В сущности, тот же процесс отражается и в изобразительном искусстве, и в быту, и в языке[158].

Как показал Марр, олень, древнейшее ездовое животное, сменился лошадью. Их смена в быту дает их соединение в сознании. В сознании человека олень встречается с лошадью и образует гибридное образование из оленя и лошади. Хотя в природе такие соединения невозможны, но мыслительный гибридный образ оленя и лошади настолько реален и силен, что он переносится в действительность, создается искусственно. Марр еще не знал, что на лошадь надевали оленьи рога и на таких лошадях, украшенных оленьими рогами, ездили. Образец наряженной таким образом лошади имеется в Эрмитаже.

При исследовании подобных явлений необходимо определить, что с чем столкнулось и какое образование из этого создалось. Такие гибриды лежат в основе не только отдельных слов или зрительных образов в быту или в фольклоре. Ими могут быть объяснены фольклорные мотивы, сюжетные ситуации и целые сюжеты. В частности, такое же гибридное образование лежит в основе сюжета о герое, убивающем своего отца и вступающем в брак с матерью.

2. Фольклорность Эдипа. Задача, которая ставится в этой работе, не охватывает всей проблематики, связанной с Эдипом. Для этого требовалось бы большое исследование. Вопрос ставится скромнее: проследить в этом сюжете отраженные в нем столкновения исторических противоречий.

Об Эдипе уже имеется огромная литература. Однако эти работы не могут нас удовлетворить. До сих пор нет сводки существующего материала, и все работы ведутся на ограниченном, а не на сравнительном фольклорном материале. Во-вторых, они не могут нас удовлетворить и со стороны метода и затронутой в них проблематики.

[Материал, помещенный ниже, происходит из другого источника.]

struct TrkParams {
    double Fs, codeFreqBasis, ms, codelength;
    double S;
    double tau1code, tau2code, tau1carr, tau2carr;
    double dataBytesPerSample;
    double inv_Fs;
    int32_t exact_div;
    int64_t buf_base;
    int64_t buf_len;
    int64_t file_len;
    int32_t ntaps, iE, iP, iL;
    int32_t nsv;
    int32_t nch;
    int32_t rec_cap;
    int32_t cn0_cap;
    int32_t probe;
    int32_t bps, fmt;
    const long long* pref_i;
    const long long* pref_q;
    const short* stage16;
    double taps[GNSS_MAX_TAPS];
    double qcap_dmax;
    double dll_r, dll_t1, dll_t10, pll_r, pll_t1, pll_t10;
    int32_t conv;
    int32_t chip_off;
    int32_t given;
    double tap_post[GNSS_MAX_TAPS];
};

constexpr int kLaneMax = 32;

struct StepDesc {
    int64_t n, delayValue, A, g_first, g_last, Index;
    double remSample, d, inv_d, f, phi0, dhi, dlo, remChip_next, remPhase_next;
    double mu_r, mu_i;
    double phi[kLaneMax];
    double2 rcs[kLaneMax];
    double tap_a[GNSS_MAX_TAPS], tap_c[GNSS_MAX_TAPS];
    double rc0;
    int32_t pdi, phaseC;
    int32_t bad;
    int32_t bad_tap;
};

struct TrkBuffers {
    const int8_t* iq;
    TrkChan* chan;
    TrkChan* snap;
    StepDesc* desc;
    const unsigned* ca_bits;
    double* partial;
    unsigned int* arrive;
    double* rec;
    double* taps_rec;
    double* cn0_1;
    double* cn0_10;
    int64_t* dvpre;
    double* p_i_1ms;
    double* dbg_sums;
    unsigned long long* stamps;
    unsigned long long* pgran;
    unsigned* run_err;
    int32_t n1;
};

struct TrkDev {
    const TrkParams* p;
    const TrkBuffers* b;
};

hipError_t launch_track_step(const TrkParams& p, const TrkBuffers& b, const TrkDev& d,
                             int blocks_per_chan, int sub, hipStream_t s);
hipError_t launch_track_run(const TrkParams& p, const TrkBuffers& b, const TrkDev& d,
                            int blocks_per_chan, int vblocks_per_block, int sub, int nsteps, unsigned tag0,
                            hipStream_t s);
int track_run_blocks_per_cu(const TrkParams& p, int sub, bool vblocks = false);
hipError_t launch_track_prepare(const TrkParams& p, const TrkBuffers& b, const TrkDev& d, int pdi,
                                int phaseC, hipStream_t s);
hipError_t launch_track_snapshot(const TrkParams& p, const TrkBuffers& b, const TrkDev& d, hipStream_t s);
hipError_t launch_track_bitedge(const TrkParams& p, const TrkBuffers& b, const TrkDev& d, hipStream_t s);
hipError_t launch_track_phase_c_init(const TrkParams& p, const TrkBuffers& b, const TrkDev& d,
                                     int64_t skip, hipStream_t s);
hipError_t launch_track_expand(const double* src, int64_t rec_cap, int stride, int nf, int nch,
                               const int64_t* job, double* dst, int64_t ML, int64_t n10, int ntaps,
                               hipStream_t s);

#ifndef GNSS_PROBE_BUILD
#define GNSS_PROBE_BUILD 0
#endif
constexpr bool kProbe = GNSS_PROBE_BUILD != 0;
#ifndef GNSS_XCHG_SLEEP
#define GNSS_XCHG_SLEEP 0
#endif
#ifndef GNSS_XCD_LOCAL
#define GNSS_XCD_LOCAL 0
#endif

constexpr int kTrkThreads = 256;
constexpr int kArriveStride = 64;
constexpr int kArrivePerChan = 9;
constexpr int kStampSlots = 2200;
constexpr int kMaxBpc = 1024;
constexpr int kMaxBpcRun = 256;
constexpr int run_bpc_cap(int ntaps) { return ntaps > 3 ? 192 : kMaxBpcRun; }
constexpr int kMaxVpb = 16;
#ifndef GNSS_QCAP
#define GNSS_QCAP 0
#endif
constexpr double kTapSpan = 30.0;
constexpr int kQcapMax = 8;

Если оставить в стороне работы фрейдистские и работы в духе мифологической школы, то основной вопрос, широко дебатировавшийся в науке, – это вопрос о том, заимствован ли данный сюжет из Античности или нет. Но вопрос этот не решает сути дела. Даже если бы заимствование (или отсутствие его) было установлено окончательно, проблема возникновения данного сюжета этим не была бы решена.

Чтобы решить поставленный нами вопрос, недостаточно материала одной-двух народностей; для этого должен быть привлечен весь существующий материал. В фольклоре сюжет Эдипа известен в форме сказки, легенды, эпической песни, лирической песни и народной книги. Кроме того, в литературе, имеющей полуфольклорный характер, он известен в форме трагедии, драмы, поэмы, новеллы. Он известен у всех европейских народов, а также в Африке (зулу) и у монголов. Перечень материалов так велик, что не укладывается в рамки небольшой статьи: обзор материала мог бы составить предмет специального историко-литературного исследования. Указатели сказочных сюжетов знают два типа (AT 931 и 933) нашего сюжета. На самом деле может быть фиксировано четыре типа, в которые укладывается почти весь европейский материал. Типы эти следующие:

Андрей Критский всегда начинается с пророчества. Герой спущен на воду, воспитывается в монастыре или корабельщиками, рыбаками и т. д.; узнает, что он найденыш, и уходит от воспитателя. Он нанимается стеречь сад в доме своих родителей, убивает при этом отца, приходящего его проверить, и женится на его вдове. Узнав истину, налагает на себя или принимает покаяние: он уходит под землю (зарывается в колодец и пр.). Когда о нем вспоминают, он уже мертв, но он святой или он умирает тут же как святой, доканчивая свой знаменитый канон, канон Андрея Критского.